# NTs, how do you feel about being hired for your looks?



## Emerson (Mar 13, 2011)

Wouldn't care. I can't control my looks, if they get me stuff that's good, if not its not the end of the world.
The same can be said for my intelligence, when I was younger I didn't make a concerted effort to be clever it just happened to be, so I don't see any difference in being hired for either.


----------



## Snakecharmer (Oct 26, 2010)

Eh, it depends. As long as it isn't the sole reason I'm hired, it doesn't matter that much to me.

I once was offered a job as a stripper at a high-end club. I was offended and told the guy so. Although, in hindsight...maybe those girls ARE the smart ones...a lot of them used that income to pay for law school, etc... :wink:

I tend to dress on the conservative side (think Banana Republic), and one of my clients told me that I should use my looks to gain more clients...he even made specific suggestions like "wear lower-cut shirts and shorter skirts". FWIW, he's a financial adviser...maybe he's on to something...


----------



## quadrivium (Nov 6, 2011)

I suspect that my looks have boosted my chances in the past. But who cares? Once I'm hired, I prove to be a good asset to the company. I can't really help it if I am attractive to others. Props to plain people.

I currently work in a male-dominated field, and they are all respectful.. to my face, at least. I suppose that's all I can really ask of them.


----------



## Rouge (Sep 6, 2009)

TheBoss said:


> I sympathize. Been in your shoes and was by both sexes.


Oh dear, that sounds bad. My empathies.

Thanks for all the tips. The complication is that rejecting the guy must be balanced with the maintenance of a good working relationship. If I'm in a client servicing position, I must be generating enough profits for the company for me to keep my job. If I don't maintain enough clients or sell enough products, I will lose my job.

In the case of Senior Management, they are sometimes the boss of my boss. Imagine the havoc they can create in my career if I piss them off. 

I think some tips are great but some tips cannot be used because of the reasons above.



TheBoss said:


> - Style. I have a stare that sends chills down the spines. Unpleasant chills. It stops most of them dead. Perhaps, you have a similar look that you can implement.


OK, I can't glare at a client if I hope to sell him something later on.



TheBoss said:


> - If you are in relationship, use it. Let it be known (but not flaunted <- emphasis) that there is only one for you and you have already found him.


Tried that. Hasn't worked.
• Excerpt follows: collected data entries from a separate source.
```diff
@@ -43,20 +45,6 @@
 
   const int tid = threadIdx.x, lane = tid & 63, wid = __builtin_amdgcn_readfirstlane(tid >> 6);
   const int g = lane >> 4, l15 = lane & 15;
-  unsigned bid = blockIdx.x;
-  if (!a.order) {
-    const unsigned nb = gridDim.x, q = nb >> 3, r = nb & 7, xcd = bid & 7, idx = bid >> 3;
-    bid = (xcd < r ? xcd * (q + 1) : r * (q + 1) + (xcd - r) * q) + idx;
-  }
-  int64_t slot = bid / a.ncoltiles;
-  int ctile = bid % a.ncoltiles;
-  if (a.order) {
-    const unsigned xcd = bid & 7, idx = bid >> 3;
-    slot = (int64_t)(idx / a.ncoltiles) * 8 + xcd;
-    ctile = idx % a.ncoltiles;
-    if (slot >= a.ntiles) return;
-  }
-  const int64_t tile = a.order ? (int64_t)a.order[slot] : slot;
   const int n0 = ctile * C::CT;
   const int64_t row0 = tile * T;
   const int64_t nt1 = a.ntiles + 1;
@@ -387,7 +375,7 @@
   const int rows = (int)((a.n_dst - row0) < (int64_t)T ? (a.n_dst - row0) : (int64_t)T);
   float *drow = a.dst + row0 * a.cout + n0;
   const int ldd = a.cout;
-  conv_tile_epilogue<C::CT, C::NT>(acc_l, C::ACS, rows, n0, a.cout, a.bias, a.stats ? a.stats + tile * 2 * a.cout : nullptr, tid,
+  conv_tile_epilogue<C::CT, C::NT, NRGP>(acc_l, C::ACS, rows, n0, a.cout, a.bias, a.stats ? a.stats + tile * 2 * a.cout : nullptr, tid,
                                    [&](int r, int cq, const float4 &v0) {
                                      float4 v = v0;
                                      if (a.addend) {
@@ -410,6 +398,38 @@
 #endif
 }
 
+template <int NCTT, int NW, int MINW, int R, bool TAIL>
+__global__ void __launch_bounds__(64 * NW, MINW) conv_os5_kernel(ConvArgs a) {
+  unsigned bid = blockIdx.x;
+  if (!a.order) {
+    const unsigned nb = gridDim.x, q = nb >> 3, r = nb & 7, xcd = bid & 7, idx = bid >> 3;
+    bid = (xcd < r ? xcd * (q + 1) : r * (q + 1) + (xcd - r) * q) + idx;
+  }
+  int64_t slot = bid / a.ncoltiles;
+  int ctile = bid % a.ncoltiles;
+  if (a.order) {
+    const unsigned xcd = bid & 7, idx = bid >> 3;
+    slot = (int64_t)(idx / a.ncoltiles) * 8 + xcd;
+    ctile = idx % a.ncoltiles;
+    if (slot >= a.ntiles) return;
+  }
+  const int64_t tile = a.order ? (int64_t)a.order[slot] : slot;
+  conv5_tile<NCTT, NW, R, TAIL, 0>(a, tile, ctile);
+}
+
+template <int NCW, int NCN, int NW, int MINW, int R, bool TAIL>
+__global__ void __launch_bounds__(64 * NW, MINW) conv_os5_taper_kernel(ConvArgs a) {
+  const ConvUnit u = conv_taper_unit(blockIdx.x, a.ntiles, a.ncoltiles, a.n_wide);
+  if (u.slot < 0) return;
+  const int64_t tile = a.order[u.slot];
+  if (!u.narrow) {
+    conv5_tile<NCW, NW, R, TAIL, 0>(a, tile, u.ctile);
+  } else {
+    if (u.ctile * 16 * NCN >= a.cout) return;
+    conv5_tile<NCN, NW, R, TAIL, 16 * NW / NCW>(a, tile, u.ctile);
+  }
+}
+
 #if PCS_TRACE
 long long *g_trace_host_ptr = nullptr;
 void trace_prepare(hipStream_t st) {
@@ -451,6 +471,61 @@
   return check_launch("pcs_conv_gather_gemm_f32(wave5)");
 }
 
+constexpr int kNoTaper = 1;
+std::atomic<int> g_tail_taper{-1};
+
+template <int NCW, int NCN, int NW, int MINW, int R, bool TAIL>
+int launch_conv5_taper(ConvArgs &a, hipStream_t st) {
+  using C = Conv5Cfg<NCW, NW, R>;
+  auto kern = conv_os5_taper_kernel<NCW, NCN, NW, MINW, R, TAIL>;
+  const size_t lds = C::lds_bytes(a.tile_rows);
+  if (lds > kMaxDynLds || a.ntiles <= 0) return kNoTaper;
+  static bool attr_set = false;
+  if (!attr_set) {
+    (void)hipFuncSetAttribute(reinterpret_cast<const void *>(kern),
+                              hipFuncAttributeMaxDynamicSharedMemorySize, (int)kMaxDynLds);
+    attr_set = true;
+  }
+  const int mode = g_tail_taper.load(std::memory_order_relaxed);
+  int64_t n_narrow = mode;
+  if (mode < 0) {
+    static int per_cu[33] = {};
+    int &nb = per_cu[a.tile_rows / 16];
+    if (!nb) {
+      if (hipOccupancyMaxActiveBlocksPerMultiprocessor(&nb, reinterpret_cast<const void *>(kern), C::NT, lds) != hipSuccess || nb <= 0) nb = 1;
+    }
+    n_narrow = conv_taper_auto(a.ntiles, a.ncoltiles, (int64_t)device_cus() * nb, kConvTaperHalfRounds);
+  }
+  if (n_narrow > a.ntiles) n_narrow = a.ntiles;
+  if (n_narrow <= 0) return kNoTaper;
+  a.n_wide = a.ntiles - n_narrow;
+  const int64_t nblocks = conv_taper_grid(a.ntiles, a.ncoltiles, a.n_wide);
+  if (nblocks > 0x7FFFFFFF) { set_error("pcs_conv: grid too large"); return PCS_EUNSUPPORTED; }
+  PCS_T(trace_prepare(st);)
+  hipLaunchKernelGGL(kern, dim3((unsigned)nblocks), dim3(C::NT), lds, st, a);
+  return check_launch("pcs_conv_gather_gemm_f32(wave5 taper)");
+}
+
+}
+
+extern "C" int32_t pcs_conv_set_tail_taper(int32_t n) { return g_tail_taper.exchange(n < -1 ? -1 : n); }
+
+extern "C" int64_t pcs_conv_tail_taper_auto(int64_t ntiles, int32_t ncoltiles, int64_t slots, int32_t half_rounds) {
+  if (ntiles <= 0 || ncoltiles <= 0 || slots <= 0) return 0;
+  return conv_taper_auto(ntiles, ncoltiles, slots, half_rounds < 0 ? kConvTaperHalfRounds : half_rounds);
+}
+
+extern "C" int64_t pcs_conv_tail_taper_map(int64_t ntiles, int32_t ncoltiles, int64_t n_narrow, int32_t *units, int64_t cap) {
+  if (ntiles <= 0 || ncoltiles <= 0) return 0;
+  n_narrow = n_narrow < 0 ? 0 : (n_narrow > ntiles ? ntiles : n_narrow);
+  const int64_t n_wide = ntiles - n_narrow, grid = conv_taper_grid(ntiles, ncoltiles, n_wide);
+  for (int64_t b = 0; units && b < grid && b < cap; ++b) {
+    const ConvUnit u = conv_taper_unit(b, ntiles, ncoltiles, n_wide);
+    units[3 * b + 0] = (int32_t)u.slot;
+    units[3 * b + 1] = u.narrow ? 2 * u.ctile : 4 * u.ctile;
+    units[3 * b + 2] = u.slot < 0 ? 0 : (u.narrow ? 2 : 4);
+  }
+  return grid;
 }
 
 #if PCS_TRACE
@@ -469,7 +544,12 @@
   a.ncoltiles = (int)ceil_div(a.cout, 16 * nctt);
   const bool nw8 = force_nw ? force_nw == 8 : 2 * conv5_lds_est(a.tile_rows, nctt) > 160 * 1024;
   const bool tail = (a.cin % 32) != 0;
-#define PCS_CONV5_CASE(N)                                                                           \
+  if (a.order && nctt == 4 && g_tail_taper.load(std::memory_order_relaxed) != 0) {
+    const int rc = nw8 ? (tail ? launch_conv5_taper<4, 2, 8, 2, 2, true>(a, st) : launch_conv5_taper<4, 2, 8, 2, 2, false>(a, st))
+                       : (tail ? launch_conv5_taper<4, 2, 4, 2, 2, true>(a, st) : launch_conv5_taper<4, 2, 4, 2, 2, false>(a, st));
+    if (rc != kNoTaper) return rc;
+  }
+#define PCS_CONV5_CASE(N)                                                                          \
   case N:                                                                                           \
     if (nw8) return tail ? launch_conv5<N, 8, 2, 2, true>(a, st) : launch_conv5<N, 8, 2, 2, false>(a, st);  \
     return tail ? launch_conv5<N, 4, 2, 2, true>(a, st) : launch_conv5<N, 4, 2, 2, false>(a, st);
diff --git a/openpcseg_amd/native.py b/openpcseg_amd/native.py
--- a/openpcseg_amd/native.py
+++ b/openpcseg_amd/native.py
@@ -48,6 +48,9 @@
     "pcs_conv_gather_gemm_f32_ex": (c_int32, [_P, c_int64, c_int32, _P, c_int32, c_int32, _P, c_int32,
                                               _P, c_int32, c_int64, _P, _P, _P, _P, _P, _P]),
     "pcs_conv_supports_epilogue": (c_int32, [c_int32, c_int32, c_int32, c_int32]),
+    "pcs_conv_set_tail_taper": (c_int32, [c_int32]),
+    "pcs_conv_tail_taper_auto": (c_int64, [c_int64, c_int32, c_int64, c_int32]),
+    "pcs_conv_tail_taper_map": (c_int64, [c_int64, c_int32, c_int64, _P, c_int64]),
     "pcs_bn_bwd_apply_act": (c_int32, [_P, _P, _P, _P, _P, _P, c_double, _P, _P, c_int64, c_int32, c_int32, c_int32, c_float, _P, _P,
                                        c_int64, _P]),
     "pcs_bn_reduce_partials": (c_int32, [_P, c_int64, c_int32, c_int64, _P, _P]),
```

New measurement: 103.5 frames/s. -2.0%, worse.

Client wanted to know what my boyfriend did for a living and hinted that he could give me a better lifestyle. I don't think it would even matter if I were married. These guys might not be interested in a relationship, just sex.



TheBoss said:


> - Style again but theatrical now. Appear less alluring. Talking about football like you sell hot dogs in a stadium is somewhat a turn off. Do not be funny - that's alluring. Or let it be know you are looking for something they can't be/have.


I'm conservatively dressed at work. No low cut tops or short skirts for me. I'm not even warm. INFJs like me are generally cool and reserved by nature. Perhaps the fact that I'm aloof spurred them on. It's like a game to make me melt.




TheBoss said:


> - Make it known. If they know you will talk, they might think twice. Example is sharing the mobile messages publicly. Raise your eye brow visibly, raise the mobile and publicly give a show off of deleting his message. Make sure HE sees that and he is also aware other people did too. Stare at his general direction (but NOT directly at him) as you do that.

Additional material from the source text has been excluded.